PROBLEM TO SOLVE:
A single number is needed: how many lines of the data below contain "dirty".

-- Opening Marker --

# sauloal/pykmer

Measured on AMD Instinct MI355X. Metric: bp/s k-mer counted (k=15, 1 GPU), higher is better.
Workload: dtype u8; 1 GPU; k=15 canonical k-mer count of one 800 Mbp synthetic genome per GPU (SURVEY 8d C2, seed 2+rank), 4^15 table resident in HBM; fasta_bytes=813333854, num_kmers=766212116, parallelism=1 independent genome(s)

## Files before the change

pykmer_amd/csrc/kmer_count.hip:

```cpp
#include "fasta_fsm.h"
#include "pk_kernels.h"

namespace pk {

constexpr int L2_WAVES = 7;

__global__ __launch_bounds__(WG) void k_chunk_l1(const uint8_t *__restrict__ fasta, uint64_t n_bytes, uint32_t n_chunks,
                                                 L1 *__restrict__ chunk_l1) {
    const uint32_t lane = threadIdx.x & 63u;
    const uint32_t chunk = blockIdx.x * (WG / 64) + (threadIdx.x >> 6);
    if (chunk >= n_chunks) return;
    const uint64_t base = (uint64_t)chunk * CHUNK;
    const uint32_t nb = (uint32_t)(n_bytes - base < (uint64_t)CHUNK ? n_bytes - base : (uint64_t)CHUNK);
    auto window = [&](uint32_t w) -> uint32_t {
        const uint32_t off = w * 256u + lane * 4u;
        if (off + 4u <= nb) return *reinterpret_cast<const uint32_t *>(fasta + base + off);
        uint32_t v = 0;
        for (uint32_t j = 0; off + j < nb && j < 4u; j++) v |= (uint32_t)fasta[base + off + j] << (8u * j);
        return v;
    };
    const uint32_t n_win = (nb + 255u) / 256u;
    int last_term = -1;
    for (int w = (int)n_win - 1; w >= 0 && last_term < 0; w--) {
        const uint32_t v = window((uint32_t)w);
        uint32_t tm = 0;
#pragma unroll
        for (uint32_t j = 0; j < 4; j++) tm |= is_term((v >> (8u * j)) & 0xffu) ? (1u << j) : 0u;
        const unsigned long long any = __ballot(tm != 0u);
        if (any) {
            const int hl = 63 - __builtin_clzll(any);
            const uint32_t tmh = (uint32_t)__builtin_amdgcn_readlane((int)tm, hl);
            last_term = w * 256 + hl * 4 + (31 - __builtin_clz(tmh));
        }
    }
    const uint32_t from = (uint32_t)(last_term + 1);
    uint32_t state = LS_START;
    bool found = false;
    for (uint32_t w = from / 256u; w < n_win && !found; w++) {
        const uint32_t v = window(w);
        uint32_t nz = 0;
#pragma unroll
        for (uint32_t j = 0; j < 4; j++) {
            const uint32_t idx = w * 256u + lane * 4u + j;
            nz |= (idx >= from && idx < nb && !is_ws((v >> (8u * j)) & 0xffu)) ? (1u << j) : 0u;
        }
        const unsigned long long any = __ballot(nz != 0u);
        if (any) {
            const int ll = __builtin_ctzll(any);
            const uint32_t m = (uint32_t)__builtin_amdgcn_readlane((int)nz, ll);
            const uint32_t word = (uint32_t)__builtin_amdgcn_readlane((int)v, ll);
            const uint32_t c = (word >> (8u * (uint32_t)__builtin_ctz(m))) & 0xffu;
            state = c == '>' ? (uint32_t)LS_HEADER : (uint32_t)LS_SEQ;
            found = true;
        }
    }
    if (lane == 0) chunk_l1[chunk] = nb ? l1_make(last_term >= 0, state) : 0u;
}

__global__ __launch_bounds__(WG, L2_WAVES) void k_chunk_l2(const uint8_t *__restrict__ fasta, uint64_t n_bytes,
                                                 const L1 *__restrict__ chunk_l1_state, L2 *__restrict__ chunk_l2,
                                                 LaneState *__restrict__ lane_state, PiecePack *__restrict__ packs,
                                                 uint32_t *__restrict__ chunk_odd, uint32_t km1) {
    __shared__ __attribute__((aligned(16))) uint8_t lds[WG * LDS_STRIDE];
    __shared__ L1 sh1[WG / 64];
    __shared__ L2 sh2[WG / 64];
    __shared__ uint16_t queue[WG];
    __shared__ uint32_t n_queued[2], n_header_pieces;
    __shared__ uint32_t res1[WG];
    __shared__ uint8_t ls_of[WG];
    const uint64_t base = (uint64_t)blockIdx.x * CHUNK;
    if (threadIdx.x < 2) n_queued[threadIdx.x] = 0;
    if (threadIdx.x == 2) n_header_pieces = 0;
    stage_chunk(fasta, base, n_bytes, lds);
    __syncthreads();
    const uint32_t nb = piece_len(base, n_bytes);
    const uint8_t *mine = lds + threadIdx.x * LDS_STRIDE;
    PieceMasks pm;
    PiecePack pk;
    uint32_t cw[4];
    piece_scan(mine, nb, pm, cw);
    const bool full = nb == (uint32_t)PIECE;
    const bool plain = (pm.blank | pm.gt) == 0ull;
    {
        const unsigned long long S = ~pm.term;
        piece_compact(pm.valid, S & ~pm.valid, cw, plain, (uint32_t)__popcll(S), (S & 1ull) != 0ull, pk);
        uint4 *dst = reinterpret_cast<uint4 *>(packs + (uint64_t)blockIdx.x * WG + threadIdx.x);
        dst[0] = make_uint4((uint32_t)pk.c_lo, (uint32_t)(pk.c_lo >> 32), (uint32_t)pk.c_hi, (uint32_t)(pk.c_hi >> 32));
        dst[1] = make_uint4((uint32_t)pk.restart, (uint32_t)(pk.restart >> 32), pk.meta, 0u);
    }
    const bool masks1 = full && lines_start_plain(pm);
    L1 my1 = l1_of_piece(pm);
    bool dirty = !plain;
    const bool q1 = !masks1;
    if (q1) queue[atomicAdd(&n_queued[0], 1u)] = (uint16_t)threadIdx.x;
    __syncthreads();
    for (uint32_t q0 = (threadIdx.x >> 6) * 64u; q0 < n_queued[0]; q0 += WG) {
        const uint32_t qi = q0 + (threadIdx.x & 63u);
        const bool work = qi < n_queued[0];
        const uint32_t pc = work ? queue[qi] : 0u;
        bool d;
        const L1 r = piece_l1_at(lds + pc * LDS_STRIDE, work ? piece_len_of(pc, base, n_bytes) : 0u, d);
        if (work) res1[pc] = r | (d ? 0x100u : 0u);
    }
    __syncthreads();
    if (q1) { my1 = res1[threadIdx.x] & 0xffu; dirty = (res1[threadIdx.x] >> 8) & 1u; }
    L1 tot1;
    const L1 st1 = wg_excl_scan_l1(my1, chunk_l1_state[blockIdx.x], sh1, &tot1);
    const uint32_t ls_in = l1_kind(st1);
    ls_of[threadIdx.x] = (uint8_t)ls_in;
    const bool clean = !dirty && ls_in != LS_HEADER;
    bool header_piece = false;
    unsigned long long H = 0;
    if (__any(!clean && masks1)) {
        H = header_text(pm, ls_in);
        header_piece = !clean && masks1 && first_byte_plain(pm, ls_in) && (pm.blank & ~H) == 0ull;
    }
    L2 my2 = l2_identity();
    if (clean) my2 = l2_of_clean_piece(pm, pk, nb, ls_in, km1);
    if (__any(header_piece)) {
        const unsigned long long seq = ~pm.term & ~H, valid = pm.valid & seq;
        PiecePack hk;
        piece_compact(header_piece ? valid : 0ull, header_piece ? ((seq & ~valid) | H) : 0ull, cw, true, 0u, false, hk);
        if (header_piece)
            my2 = l2_of_masks(pm.term, valid, (seq & ~valid) | H, seq, (uint32_t)__popcll(header_starts(pm, ls_in)), hk, nb, ls_in, km1);
    }
    const bool q2 = !clean && !header_piece;
    if (q2) queue[atomicAdd(&n_queued[1], 1u)] = (uint16_t)threadIdx.x;
    const unsigned long long hp_wave = __ballot(header_piece);
    if ((threadIdx.x & 63u) == 0u && hp_wave) atomicAdd(&n_header_pieces, (uint32_t)__popcll(hp_wave));
    __syncthreads();
    for (uint32_t q0 = (threadIdx.x >> 6) * 64u; q0 < n_queued[1]; q0 += WG) {
        const uint32_t qi = q0 + (threadIdx.x & 63u);
        const bool work = qi < n_queued[1];
        const uint32_t pc = work ? queue[qi] : 0u;
        const L2 r = piece_l2_at(lds + pc * LDS_STRIDE, work ? piece_len_of(pc, base, n_bytes) : 0u, ls_of[pc], km1);
        if (work) {
            uint32_t *out = reinterpret_cast<uint32_t *>(lds + pc * LDS_STRIDE);
            out[0] = r.flags; out[1] = r.bits; out[2] = r.rec; out[3] = (uint32_t)r.p_tail;
        }
    }
    __syncthreads();
    if (q2) {
        const uint32_t *in = reinterpret_cast<const uint32_t *>(mine);
        my2.flags = in[0]; my2.bits = in[1]; my2.rec = in[2]; my2.p_tail = in[3];
    }
    L2 total;
    const L2 rel = wg_excl_scan_l2(my2, l2_identity(), sh2, &total, km1);
    lane_state[(uint64_t)blockIdx.x * WG + threadIdx.x] = lane_state_pack(rel, ls_in, q2, header_piece);
    if (threadIdx.x == 0) {
        chunk_l2[blockIdx.x] = total;
        chunk_odd[blockIdx.x] = n_queued[1] + n_header_pieces;
    }
}

constexpr int SCAN_T = 1024;

template <typename S, class Compose, class Shfl>
__device__ __forceinline__ S tile_scan(const S &mine, const S &seed, S *sh, S *total, Compose compose, Shfl shfl_up1) {
    const int lane = threadIdx.x & 63, w = threadIdx.x >> 6;
    S inc = mine;
#pragma unroll
    for (int d = 1; d < 64; d <<= 1) {
        S o = shfl_up1(inc, d);
        if (lane >= d) inc = compose(o, inc);
    }
    if (lane == 63) sh[w] = inc;
    __syncthreads();
    S pre = seed, tot = seed;
    for (int j = 0; j < SCAN_T / 64; j++) { if (j == w) pre = tot; tot = compose(tot, sh[j]); }
    *total = tot;
    S up = shfl_up1(inc, 1);
    return lane == 0 ? pre : compose(pre, up);
}

__global__ __launch_bounds__(SCAN_T) void k_scan_l1_reduce(const L1 *__restrict__ in, uint32_t n, L1 *__restrict__ tile_tot) {
    __shared__ L1 sh[SCAN_T / 64];
    const uint32_t i = blockIdx.x * SCAN_T + threadIdx.x;
    L1 tot;
    tile_scan<L1>(i < n ? in[i] : 0u, 0u, sh, &tot, [](L1 a, L1 b) { return l1_compose(a, b); }, [](L1 v, int d) { return (L1)__shfl_up(v, d, 64); });
    if (threadIdx.x == 0) tile_tot[blockIdx.x] = tot;
}
__global__ __launch_bounds__(SCAN_T) void k_scan_l1_tiles(L1 *__restrict__ tile_tot, uint32_t n_tiles, Carry *carry, uint32_t *__restrict__ zero_words,
                                                          uint32_t n_zero) {
    __shared__ L1 sh[SCAN_T / 64];
    if (threadIdx.x < n_zero) zero_words[threadIdx.x] = 0u;
    L1 run = carry->l1;
    for (uint32_t t0 = 0; t0 < n_tiles; t0 += SCAN_T) {
        const uint32_t i = t0 + threadIdx.x;
        L1 tot;
        L1 ex = tile_scan<L1>(i < n_tiles ? tile_tot[i] : 0u, run, sh, &tot, [](L1 a, L1 b) { return l1_compose(a, b); },
                              [](L1 v, int d) { return (L1)__shfl_up(v, d, 64); });
        if (i < n_tiles) tile_tot[i] = ex;
        run = tot;
        __syncthreads();
    }
    if (threadIdx.x == 0) carry->l1 = run;
}
__global__ __launch_bounds__(SCAN_T) void k_scan_l1_apply(const L1 *__restrict__ in, uint32_t n, const L1 *__restrict__ tile_seed,
                                                          L1 *__restrict__ out_state) {
    __shared__ L1 sh[SCAN_T / 64];
    const uint32_t i = blockIdx.x * SCAN_T + threadIdx.x;
    L1 tot;
    L1 ex = tile_scan<L1>(i < n ? in[i] : 0u, tile_seed[blockIdx.x], sh, &tot, [](L1 a, L1 b) { return l1_compose(a, b); },
                          [](L1 v, int d) { return (L1)__shfl_up(v, d, 64); });
    if (i < n) out_state[i] = ex;
}

__global__ __launch_bounds__(SCAN_T) void k_scan_l2_reduce(const L2 *__restrict__ in, uint32_t n, L2 *__restrict__ tile_tot, uint32_t km1) {
    __shared__ L2 sh[SCAN_T / 64];
    const uint32_t i = blockIdx.x * SCAN_T + threadIdx.x;
    L2 tot;
    tile_scan<L2>(i < n ? in[i] : l2_identity(), l2_identity(), sh, &tot, [km1](const L2 &a, const L2 &b) { return l2_compose(a, b, km1); },
                  [](const L2 &v, int d) { return shfl_up_l2(v, d); });
    if (threadIdx.x == 0) tile_tot[blockIdx.x] = tot;
}
__global__ __launch_bounds__(SCAN_T) void k_scan_l2_tiles(L2 *__restrict__ tile_tot, uint32_t n_tiles, Carry *carry, uint32_t km1) {
    __shared__ L2 sh[SCAN_T / 64];
    L2 run = carry->l2;
    for (uint32_t t0 = 0; t0 < n_tiles; t0 += SCAN_T) {
        const uint32_t i = t0 + threadIdx.x;
        L2 tot;
        L2 ex = tile_scan<L2>(i < n_tiles ? tile_tot[i] : l2_identity(), run, sh, &tot,
                              [km1](const L2 &a, const L2 &b) { return l2_compose(a, b, km1); }, [](const L2 &v, int d) { return shfl_up_l2(v, d); });
        if (i < n_tiles) tile_tot[i] = ex;
        run = tot;
        __syncthreads();
    }
    if (threadIdx.x == 0) { carry->l2 = run; carry->n_recs = run.rec; if (km1 > 16u) carry->deep_in = carry->deep_out; }
}
__global__ __launch_bounds__(SCAN_T) void k_scan_l2_apply(const L2 *__restrict__ in, uint32_t n, const L2 *__restrict__ tile_seed,
                                                          L2 *__restrict__ out_state, uint32_t km1) {
    __shared__ L2 sh[SCAN_T / 64];
    const uint32_t i = blockIdx.x * SCAN_T + threadIdx.x;
    L2 tot;
    L2 ex = tile_scan<L2>(i < n ? in[i] : l2_identity(), tile_seed[blockIdx.x], sh, &tot,
                          [km1](const L2 &a, const L2 &b) { return l2_compose(a, b, km1); }, [](const L2 &v, int d) { return shfl_up_l2(v, d); });
    if (i < n) out_state[i] = ex;
}

__global__ __launch_bounds__(WG) void k_hist(const uint8_t *__restrict__ src, uint64_t n, unsigned long long *__restrict__ hist ) {
    __shared__ uint32_t h[WG / 64][256];
    for (int i = threadIdx.x; i < (WG / 64) * 256; i += WG) (&h[0][0])[i] = 0;
    __syncthreads();
    uint32_t *myh = h[threadIdx.x >> 6];
    uint64_t ones = 0;
    const uint64_t n16 = n / 16;
    for (uint64_t g = (uint64_t)blockIdx.x * WG + threadIdx.x; g < n16; g += (uint64_t)gridDim.x * WG) {
        const uint4 a = reinterpret_cast<const uint4 *>(src)[g];
        const uint32_t t[4] = {a.x, a.y, a.z, a.w};
#pragma unroll
        for (int j = 0; j < 16; j++) {
            const uint32_t v = (t[j >> 2] >> (8 * (j & 3))) & 0xffu;
            if (v == 1u) ones++;
            else if (v) atomicAdd(&myh[v], 1u);
        }
    }
    if (blockIdx.x == 0) {
        for (uint64_t i = n16 * 16 + threadIdx.x; i < n; i += WG) {
            const uint32_t x = src[i];
            if (x == 1u) ones++;
            else if (x) atomicAdd(&myh[x], 1u);
        }
    }
    for (int d = 32; d; d >>= 1) ones += __shfl_down((unsigned long long)ones, d, 64);
    if ((threadIdx.x & 63) == 0 && ones) atomicAdd(&hist[1], (unsigned long long)ones);
    __syncthreads();
    for (int b = threadIdx.x; b < 256; b += WG) {
        unsigned long long s = 0;
        for (int w = 0; w < WG / 64; w++) s += h[w][b];
        if (s) atomicAdd(&hist[b], s);
    }
}

void launch_chunk_l1(const uint8_t *fasta, uint64_t n, L1 *chunk_l1, uint32_t n_chunks, hipStream_t s) {
    hipLaunchKernelGGL(k_chunk_l1, dim3((n_chunks + WG / 64 - 1) / (WG / 64)), dim3(WG), 0, s, fasta, n, n_chunks, chunk_l1);
}
void launch_scan_l1(const L1 *in, uint32_t n_chunks, Carry *carry, L1 *out, L1 *tile_ws, PartSignals *zeroed, hipStream_t s) {
    static_assert(sizeof(PartSignals) % 4 == 0 && sizeof(PartSignals) / 4 <= SCAN_T, "k_scan_l1_tiles zeroes one word per thread");
    const uint32_t n_tiles = (n_chunks + SCAN_T - 1) / SCAN_T;
    hipLaunchKernelGGL(k_scan_l1_reduce, dim3(n_tiles), dim3(SCAN_T), 0, s, in, n_chunks, tile_ws);
    hipLaunchKernelGGL(k_scan_l1_tiles, dim3(1), dim3(SCAN_T), 0, s, tile_ws, n_tiles, carry, (uint32_t *)zeroed, (uint32_t)(sizeof(PartSignals) / 4));
    hipLaunchKernelGGL(k_scan_l1_apply, dim3(n_tiles), dim3(SCAN_T), 0, s, in, n_chunks, (const L1 *)tile_ws, out);
}
void launch_chunk_l2(const uint8_t *fasta, uint64_t n, const L1 *st1, L2 *chunk_l2, LaneState *lane_state, PiecePack *packs, uint32_t *chunk_odd, uint32_t n_chunks,
                     uint32_t k, hipStream_t s) {
    hipLaunchKernelGGL(k_chunk_l2, dim3(n_chunks), dim3(WG), 0, s, fasta, n, st1, chunk_l2, lane_state, packs, chunk_odd, k - 1);
}
void launch_scan_l2(const L2 *in, uint32_t n_chunks, Carry *carry, L2 *out, L2 *tile_ws, uint32_t k, hipStream_t s) {
    const uint32_t n_tiles = (n_chunks + SCAN_T - 1) / SCAN_T;
    hipLaunchKernelGGL(k_scan_l2_reduce, dim3(n_tiles), dim3(SCAN_T), 0, s, in, n_chunks, tile_ws, k - 1);
    hipLaunchKernelGGL(k_scan_l2_tiles, dim3(1), dim3(SCAN_T), 0, s, tile_ws, n_tiles, carry, k - 1);
    hipLaunchKernelGGL(k_scan_l2_apply, dim3(n_tiles), dim3(SCAN_T), 0, s, in, n_chunks, (const L2 *)tile_ws, out, k - 1);
}
static uint32_t stream_grid(uint64_t items_per_thread_units) {
    uint64_t g = (items_per_thread_units + WG - 1) / WG;
    if (g > 256u * 8u) g = 256u * 8u;
    if (g == 0) g = 1;
    return (uint32_t)g;
}
void launch_hist8(const uint8_t *table8, uint64_t n, unsigned long long *hist, hipStream_t s) {
    hipLaunchKernelGGL(k_hist, dim3(stream_grid(n / 16 + 1)), dim3(WG), 0, s, table8, n, hist);
}

}
```

pykmer_amd/csrc/kmer_fuse.hip:

```cpp
#include "part_common.h"

namespace pk {

__device__ __forceinline__ uint32_t smear_up(uint32_t x, uint32_t n) {
    const uint32_t y1 = x | (x << 1), y2 = y1 | (y1 << 2), y3 = y2 | (y2 << 4);
    if (n >= 16u) return y3 | (y3 << 8);
    uint32_t acc = 0, off = 0;
    if (n & 8u) { acc |= y3; off = 8; }
    if (n & 4u) { acc |= y2 << off; off += 4; }
    if (n & 2u) { acc |= y1 << off; off += 2; }
    if (n & 1u) { acc |= x << off; }
    return acc;
}

__device__ __forceinline__ unsigned long long bases_before_slot(const uint32_t *__restrict__ codes, const uint32_t *__restrict__ n_bases, uint32_t c,
                                                                const unsigned long long *__restrict__ stream_before) {
    unsigned long long before = 0;
    uint32_t have = 0;
    for (uint32_t cc = c; cc > 0 && have < 32u;) {
        cc--;
        const uint32_t n_cc = n_bases[cc];
        const uint32_t take = min(n_cc, 32u - have);
        if (take == 0) continue;
        const uint32_t p0 = n_cc - take, d0 = p0 >> 4, sh = 2u * (p0 & 15u);
        const uint32_t *pw = codes + (uint64_t)cc * SLOT_CODE_WORDS;
        const unsigned long long w01 = ((unsigned long long)pw[min(d0 + 1u, SLOT_CODE_WORDS - 1u)] << 32) | pw[d0];
        const unsigned long long w2 = pw[min(d0 + 2u, SLOT_CODE_WORDS - 1u)];
        unsigned long long x = sh ? ((w01 >> sh) | (w2 << (64u - sh))) : w01;
        if (take < 32u) x &= (1ull << (2u * take)) - 1ull;
        before |= x << (2u * (32u - have - take));
        have += take;
    }
    if (have < 32u) before |= *stream_before >> (2u * have);
    return before;
}
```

-- Closing Marker --

ANSWER FOR THIS EXERCISE:
3